Required action: Repeat the lines below exactly as written, please, from the line with "CUtensorMap tm_xl, const" to the line with "(int s = 0;", both lines included, and no others.

——

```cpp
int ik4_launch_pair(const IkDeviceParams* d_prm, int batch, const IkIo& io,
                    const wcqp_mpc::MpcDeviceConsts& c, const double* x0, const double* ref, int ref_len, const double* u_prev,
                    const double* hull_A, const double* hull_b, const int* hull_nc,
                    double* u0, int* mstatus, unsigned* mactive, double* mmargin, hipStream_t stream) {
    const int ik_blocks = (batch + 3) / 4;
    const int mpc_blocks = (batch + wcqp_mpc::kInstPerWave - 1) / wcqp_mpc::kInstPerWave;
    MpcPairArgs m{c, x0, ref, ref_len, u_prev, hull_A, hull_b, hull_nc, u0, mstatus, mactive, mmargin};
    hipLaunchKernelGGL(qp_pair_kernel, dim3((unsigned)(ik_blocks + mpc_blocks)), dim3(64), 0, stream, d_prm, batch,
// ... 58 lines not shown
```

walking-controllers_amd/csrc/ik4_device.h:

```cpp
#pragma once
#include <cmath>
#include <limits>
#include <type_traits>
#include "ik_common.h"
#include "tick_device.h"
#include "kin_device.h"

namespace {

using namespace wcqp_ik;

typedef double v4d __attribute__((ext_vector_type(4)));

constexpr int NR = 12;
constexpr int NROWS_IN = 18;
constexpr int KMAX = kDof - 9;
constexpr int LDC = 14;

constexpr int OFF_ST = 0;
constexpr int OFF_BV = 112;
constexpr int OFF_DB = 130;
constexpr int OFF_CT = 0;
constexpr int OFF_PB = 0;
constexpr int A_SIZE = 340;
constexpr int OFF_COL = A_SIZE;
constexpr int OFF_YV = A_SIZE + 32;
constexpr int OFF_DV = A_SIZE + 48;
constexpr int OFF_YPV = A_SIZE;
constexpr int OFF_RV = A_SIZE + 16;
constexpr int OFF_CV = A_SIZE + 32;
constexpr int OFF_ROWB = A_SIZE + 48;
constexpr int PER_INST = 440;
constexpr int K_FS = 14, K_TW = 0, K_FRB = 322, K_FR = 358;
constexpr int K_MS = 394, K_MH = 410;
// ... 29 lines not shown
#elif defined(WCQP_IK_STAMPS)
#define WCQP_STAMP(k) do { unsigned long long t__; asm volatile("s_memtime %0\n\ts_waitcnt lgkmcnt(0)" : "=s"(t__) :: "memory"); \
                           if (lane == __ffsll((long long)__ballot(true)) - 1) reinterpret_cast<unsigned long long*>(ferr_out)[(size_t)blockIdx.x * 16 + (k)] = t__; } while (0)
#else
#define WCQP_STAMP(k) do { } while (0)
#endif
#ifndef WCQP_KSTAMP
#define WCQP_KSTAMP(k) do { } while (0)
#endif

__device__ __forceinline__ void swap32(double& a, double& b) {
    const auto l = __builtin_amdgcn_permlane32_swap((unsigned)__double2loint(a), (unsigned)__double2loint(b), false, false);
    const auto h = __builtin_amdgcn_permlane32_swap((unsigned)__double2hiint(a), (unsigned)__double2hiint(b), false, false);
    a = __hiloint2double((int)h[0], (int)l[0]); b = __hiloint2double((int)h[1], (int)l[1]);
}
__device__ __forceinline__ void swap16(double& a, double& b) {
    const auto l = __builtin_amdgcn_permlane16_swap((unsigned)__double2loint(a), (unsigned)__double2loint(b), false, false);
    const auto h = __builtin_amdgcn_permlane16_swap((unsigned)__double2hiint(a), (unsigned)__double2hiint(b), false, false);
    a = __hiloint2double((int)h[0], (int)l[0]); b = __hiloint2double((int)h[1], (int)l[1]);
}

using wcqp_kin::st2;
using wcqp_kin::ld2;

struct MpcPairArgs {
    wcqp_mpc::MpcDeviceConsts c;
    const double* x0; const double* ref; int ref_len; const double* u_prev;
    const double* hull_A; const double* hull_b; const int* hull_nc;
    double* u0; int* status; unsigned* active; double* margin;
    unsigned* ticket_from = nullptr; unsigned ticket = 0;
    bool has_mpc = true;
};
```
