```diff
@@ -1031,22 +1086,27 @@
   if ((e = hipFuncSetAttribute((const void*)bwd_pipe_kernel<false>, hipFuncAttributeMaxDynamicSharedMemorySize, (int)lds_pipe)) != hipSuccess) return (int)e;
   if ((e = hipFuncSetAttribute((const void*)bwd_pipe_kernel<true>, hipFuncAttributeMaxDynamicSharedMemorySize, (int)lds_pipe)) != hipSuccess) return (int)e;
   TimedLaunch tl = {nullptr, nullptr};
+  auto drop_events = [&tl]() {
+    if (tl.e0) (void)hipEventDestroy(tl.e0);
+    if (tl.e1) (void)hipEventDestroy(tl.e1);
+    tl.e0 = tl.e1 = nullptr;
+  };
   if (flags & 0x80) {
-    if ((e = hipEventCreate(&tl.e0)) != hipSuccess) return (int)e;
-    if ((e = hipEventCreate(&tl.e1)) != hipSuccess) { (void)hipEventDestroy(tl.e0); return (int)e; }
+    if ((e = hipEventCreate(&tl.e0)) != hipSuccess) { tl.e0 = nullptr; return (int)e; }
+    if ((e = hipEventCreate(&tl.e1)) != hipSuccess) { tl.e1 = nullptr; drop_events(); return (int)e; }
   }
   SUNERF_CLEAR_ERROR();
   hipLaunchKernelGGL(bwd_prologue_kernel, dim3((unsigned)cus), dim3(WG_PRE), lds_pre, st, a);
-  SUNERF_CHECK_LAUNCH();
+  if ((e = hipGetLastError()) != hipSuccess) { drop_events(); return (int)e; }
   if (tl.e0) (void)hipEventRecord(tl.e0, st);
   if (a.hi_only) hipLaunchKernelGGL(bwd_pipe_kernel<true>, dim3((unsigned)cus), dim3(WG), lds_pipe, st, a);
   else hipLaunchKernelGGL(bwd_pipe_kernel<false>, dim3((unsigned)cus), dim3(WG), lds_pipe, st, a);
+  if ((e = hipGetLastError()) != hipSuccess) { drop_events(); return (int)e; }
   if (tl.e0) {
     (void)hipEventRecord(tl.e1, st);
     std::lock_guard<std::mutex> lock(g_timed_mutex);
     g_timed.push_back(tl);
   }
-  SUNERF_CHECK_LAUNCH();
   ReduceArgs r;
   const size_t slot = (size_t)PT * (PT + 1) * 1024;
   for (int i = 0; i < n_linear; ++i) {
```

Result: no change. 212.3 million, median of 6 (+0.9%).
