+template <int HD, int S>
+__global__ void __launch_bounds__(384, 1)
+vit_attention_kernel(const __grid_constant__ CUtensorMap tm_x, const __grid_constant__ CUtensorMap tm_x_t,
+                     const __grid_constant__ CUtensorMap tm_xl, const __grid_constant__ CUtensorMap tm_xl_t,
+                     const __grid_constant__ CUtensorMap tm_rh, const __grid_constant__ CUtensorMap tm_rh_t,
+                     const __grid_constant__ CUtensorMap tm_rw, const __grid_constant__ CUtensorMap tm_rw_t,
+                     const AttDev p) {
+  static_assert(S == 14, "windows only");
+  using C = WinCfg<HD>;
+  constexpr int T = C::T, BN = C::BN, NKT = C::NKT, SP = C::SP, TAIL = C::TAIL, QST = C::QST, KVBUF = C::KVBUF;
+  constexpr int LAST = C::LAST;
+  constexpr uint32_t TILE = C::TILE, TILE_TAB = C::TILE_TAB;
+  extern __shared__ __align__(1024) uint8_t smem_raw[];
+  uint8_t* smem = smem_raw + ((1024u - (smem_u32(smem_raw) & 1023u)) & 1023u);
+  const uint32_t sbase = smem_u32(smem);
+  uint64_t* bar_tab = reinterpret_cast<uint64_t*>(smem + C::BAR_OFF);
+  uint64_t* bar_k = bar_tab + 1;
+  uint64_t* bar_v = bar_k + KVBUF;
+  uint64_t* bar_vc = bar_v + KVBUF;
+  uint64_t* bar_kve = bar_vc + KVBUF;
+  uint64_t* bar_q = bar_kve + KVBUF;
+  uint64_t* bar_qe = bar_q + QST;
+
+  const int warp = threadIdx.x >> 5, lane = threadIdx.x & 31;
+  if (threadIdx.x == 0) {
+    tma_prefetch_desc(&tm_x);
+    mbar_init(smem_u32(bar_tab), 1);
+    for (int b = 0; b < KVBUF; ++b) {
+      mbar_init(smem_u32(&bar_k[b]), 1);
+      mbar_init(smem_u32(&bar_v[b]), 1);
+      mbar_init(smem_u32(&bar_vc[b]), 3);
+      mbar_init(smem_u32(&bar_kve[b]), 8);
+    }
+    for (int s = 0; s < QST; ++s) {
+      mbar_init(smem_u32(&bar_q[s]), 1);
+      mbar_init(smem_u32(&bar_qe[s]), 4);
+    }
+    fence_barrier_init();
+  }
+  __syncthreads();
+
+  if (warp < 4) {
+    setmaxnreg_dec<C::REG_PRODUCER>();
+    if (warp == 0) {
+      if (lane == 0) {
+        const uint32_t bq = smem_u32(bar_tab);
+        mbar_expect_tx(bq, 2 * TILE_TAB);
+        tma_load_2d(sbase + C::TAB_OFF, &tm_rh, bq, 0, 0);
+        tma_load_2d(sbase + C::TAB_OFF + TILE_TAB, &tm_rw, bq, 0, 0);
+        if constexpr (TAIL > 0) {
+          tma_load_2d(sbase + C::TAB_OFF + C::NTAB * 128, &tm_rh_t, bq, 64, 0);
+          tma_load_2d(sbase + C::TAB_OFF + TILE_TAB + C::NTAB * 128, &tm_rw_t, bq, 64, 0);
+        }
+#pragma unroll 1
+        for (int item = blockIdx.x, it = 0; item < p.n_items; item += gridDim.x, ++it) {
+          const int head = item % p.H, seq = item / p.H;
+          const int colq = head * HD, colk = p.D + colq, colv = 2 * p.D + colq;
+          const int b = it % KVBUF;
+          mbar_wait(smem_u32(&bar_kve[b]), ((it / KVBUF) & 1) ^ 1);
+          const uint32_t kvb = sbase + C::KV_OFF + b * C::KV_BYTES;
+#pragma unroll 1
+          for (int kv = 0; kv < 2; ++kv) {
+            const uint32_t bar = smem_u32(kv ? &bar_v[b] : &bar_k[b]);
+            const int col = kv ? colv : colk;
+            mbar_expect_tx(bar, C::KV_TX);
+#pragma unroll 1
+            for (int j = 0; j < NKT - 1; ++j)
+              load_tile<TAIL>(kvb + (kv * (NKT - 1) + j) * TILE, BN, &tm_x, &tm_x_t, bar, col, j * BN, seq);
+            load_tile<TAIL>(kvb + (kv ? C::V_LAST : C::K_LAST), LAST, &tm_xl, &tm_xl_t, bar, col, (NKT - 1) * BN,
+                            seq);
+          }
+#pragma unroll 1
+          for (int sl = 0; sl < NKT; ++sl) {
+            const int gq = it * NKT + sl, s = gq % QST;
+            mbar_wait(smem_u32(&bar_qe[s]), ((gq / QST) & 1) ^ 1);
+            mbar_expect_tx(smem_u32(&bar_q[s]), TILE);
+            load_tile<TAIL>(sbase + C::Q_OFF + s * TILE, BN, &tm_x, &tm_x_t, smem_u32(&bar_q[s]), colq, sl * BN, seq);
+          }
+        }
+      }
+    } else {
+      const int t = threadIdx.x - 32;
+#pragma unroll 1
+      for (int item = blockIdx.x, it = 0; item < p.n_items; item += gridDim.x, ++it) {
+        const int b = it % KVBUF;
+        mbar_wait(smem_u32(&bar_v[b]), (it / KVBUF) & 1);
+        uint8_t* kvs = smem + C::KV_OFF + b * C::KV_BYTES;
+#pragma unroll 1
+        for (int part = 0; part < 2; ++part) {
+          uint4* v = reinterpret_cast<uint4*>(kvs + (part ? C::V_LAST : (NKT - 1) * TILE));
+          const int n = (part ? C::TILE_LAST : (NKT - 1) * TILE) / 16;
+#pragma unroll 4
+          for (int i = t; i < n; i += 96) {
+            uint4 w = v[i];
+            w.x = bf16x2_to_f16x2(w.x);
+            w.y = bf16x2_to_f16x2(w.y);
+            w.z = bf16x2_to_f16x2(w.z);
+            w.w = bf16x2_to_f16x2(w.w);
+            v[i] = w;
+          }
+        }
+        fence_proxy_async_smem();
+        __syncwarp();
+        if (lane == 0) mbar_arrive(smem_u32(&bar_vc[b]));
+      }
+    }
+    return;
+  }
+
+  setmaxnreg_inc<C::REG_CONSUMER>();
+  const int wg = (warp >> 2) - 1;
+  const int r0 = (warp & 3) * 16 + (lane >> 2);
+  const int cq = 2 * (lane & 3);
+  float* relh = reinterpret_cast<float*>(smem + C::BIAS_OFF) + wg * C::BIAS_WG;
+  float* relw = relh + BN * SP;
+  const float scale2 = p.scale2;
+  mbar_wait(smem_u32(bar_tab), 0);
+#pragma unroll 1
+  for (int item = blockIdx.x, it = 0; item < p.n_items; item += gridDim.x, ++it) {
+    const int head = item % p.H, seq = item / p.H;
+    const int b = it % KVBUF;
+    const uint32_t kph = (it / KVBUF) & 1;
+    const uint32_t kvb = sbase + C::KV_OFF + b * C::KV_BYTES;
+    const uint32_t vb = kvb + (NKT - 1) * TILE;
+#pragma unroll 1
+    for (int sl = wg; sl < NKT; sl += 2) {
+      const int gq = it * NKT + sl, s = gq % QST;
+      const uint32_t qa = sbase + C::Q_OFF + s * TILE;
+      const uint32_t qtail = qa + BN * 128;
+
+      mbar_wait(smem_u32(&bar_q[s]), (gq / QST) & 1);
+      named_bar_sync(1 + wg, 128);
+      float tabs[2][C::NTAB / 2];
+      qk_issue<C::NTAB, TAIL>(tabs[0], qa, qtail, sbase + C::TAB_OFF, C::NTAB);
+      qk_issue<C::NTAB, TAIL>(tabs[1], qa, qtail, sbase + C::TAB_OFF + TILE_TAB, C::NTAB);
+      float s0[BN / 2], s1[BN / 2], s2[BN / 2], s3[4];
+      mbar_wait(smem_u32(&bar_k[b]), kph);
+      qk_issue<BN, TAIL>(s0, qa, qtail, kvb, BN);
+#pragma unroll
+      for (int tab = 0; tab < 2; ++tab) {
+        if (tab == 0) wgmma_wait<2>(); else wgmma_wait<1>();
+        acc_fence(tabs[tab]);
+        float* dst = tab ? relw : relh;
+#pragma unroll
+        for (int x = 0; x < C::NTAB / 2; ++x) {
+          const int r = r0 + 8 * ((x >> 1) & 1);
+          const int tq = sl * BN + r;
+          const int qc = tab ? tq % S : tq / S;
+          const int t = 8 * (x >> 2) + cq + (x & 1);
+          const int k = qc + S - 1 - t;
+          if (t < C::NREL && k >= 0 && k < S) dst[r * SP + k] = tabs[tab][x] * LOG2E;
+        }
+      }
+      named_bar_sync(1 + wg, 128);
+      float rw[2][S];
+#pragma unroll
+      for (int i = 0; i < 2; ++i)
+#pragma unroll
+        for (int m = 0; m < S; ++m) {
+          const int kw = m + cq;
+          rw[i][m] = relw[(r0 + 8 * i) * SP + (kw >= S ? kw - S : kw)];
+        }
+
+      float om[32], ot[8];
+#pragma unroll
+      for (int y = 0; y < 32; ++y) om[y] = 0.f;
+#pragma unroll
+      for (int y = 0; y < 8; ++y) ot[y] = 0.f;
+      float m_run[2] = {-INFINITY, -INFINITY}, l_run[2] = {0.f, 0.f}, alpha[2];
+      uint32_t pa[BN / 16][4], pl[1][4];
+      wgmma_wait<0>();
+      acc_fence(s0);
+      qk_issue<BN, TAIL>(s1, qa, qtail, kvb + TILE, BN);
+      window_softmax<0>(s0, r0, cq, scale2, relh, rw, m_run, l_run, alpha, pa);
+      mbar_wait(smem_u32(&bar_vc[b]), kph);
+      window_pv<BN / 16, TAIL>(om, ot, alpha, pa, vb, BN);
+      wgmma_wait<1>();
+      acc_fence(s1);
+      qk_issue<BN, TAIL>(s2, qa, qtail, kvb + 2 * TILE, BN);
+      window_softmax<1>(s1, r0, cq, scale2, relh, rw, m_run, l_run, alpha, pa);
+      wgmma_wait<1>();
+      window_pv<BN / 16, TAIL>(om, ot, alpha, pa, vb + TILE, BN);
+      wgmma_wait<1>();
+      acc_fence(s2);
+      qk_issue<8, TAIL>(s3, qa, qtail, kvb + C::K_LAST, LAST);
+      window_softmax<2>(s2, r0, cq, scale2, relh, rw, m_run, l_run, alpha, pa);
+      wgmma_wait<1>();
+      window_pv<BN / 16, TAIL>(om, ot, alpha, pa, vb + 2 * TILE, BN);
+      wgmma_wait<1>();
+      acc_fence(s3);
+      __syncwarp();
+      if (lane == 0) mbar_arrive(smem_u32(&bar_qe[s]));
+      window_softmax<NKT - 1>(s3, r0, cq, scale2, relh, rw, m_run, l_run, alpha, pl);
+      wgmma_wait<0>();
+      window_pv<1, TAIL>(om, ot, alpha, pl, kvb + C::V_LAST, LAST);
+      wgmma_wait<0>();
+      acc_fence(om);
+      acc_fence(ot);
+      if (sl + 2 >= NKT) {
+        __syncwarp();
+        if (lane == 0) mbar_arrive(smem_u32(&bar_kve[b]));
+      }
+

——

Response to this exercise:
+                     const __grid_constant__ CUtensorMap tm_xl, const __grid_constant__ CUtensorMap tm_xl_t,
+                     const __grid_constant__ CUtensorMap tm_rh, const __grid_constant__ CUtensorMap tm_rh_t,
+                     const __grid_constant__ CUtensorMap tm_rw, const __grid_constant__ CUtensorMap tm_rw_t,
+                     const AttDev p) {
+  static_assert(S == 14, "windows only");
+  using C = WinCfg<HD>;
+  constexpr int T = C::T, BN = C::BN, NKT = C::NKT, SP = C::SP, TAIL = C::TAIL, QST = C::QST, KVBUF = C::KVBUF;
+  constexpr int LAST = C::LAST;
+  constexpr uint32_t TILE = C::TILE, TILE_TAB = C::TILE_TAB;
+  extern __shared__ __align__(1024) uint8_t smem_raw[];
+  uint8_t* smem = smem_raw + ((1024u - (smem_u32(smem_raw) & 1023u)) & 1023u);
+  const uint32_t sbase = smem_u32(smem);
+  uint64_t* bar_tab = reinterpret_cast<uint64_t*>(smem + C::BAR_OFF);
+  uint64_t* bar_k = bar_tab + 1;
+  uint64_t* bar_v = bar_k + KVBUF;
+  uint64_t* bar_vc = bar_v + KVBUF;
+  uint64_t* bar_kve = bar_vc + KVBUF;
+  uint64_t* bar_q = bar_kve + KVBUF;
+  uint64_t* bar_qe = bar_q + QST;
+
+  const int warp = threadIdx.x >> 5, lane = threadIdx.x & 31;
+  if (threadIdx.x == 0) {
+    tma_prefetch_desc(&tm_x);
+    mbar_init(smem_u32(bar_tab), 1);
+    for (int b = 0; b < KVBUF; ++b) {
+      mbar_init(smem_u32(&bar_k[b]), 1);
+      mbar_init(smem_u32(&bar_v[b]), 1);
+      mbar_init(smem_u32(&bar_vc[b]), 3);
+      mbar_init(smem_u32(&bar_kve[b]), 8);
+    }
+    for (int s = 0; s < QST; ++s) {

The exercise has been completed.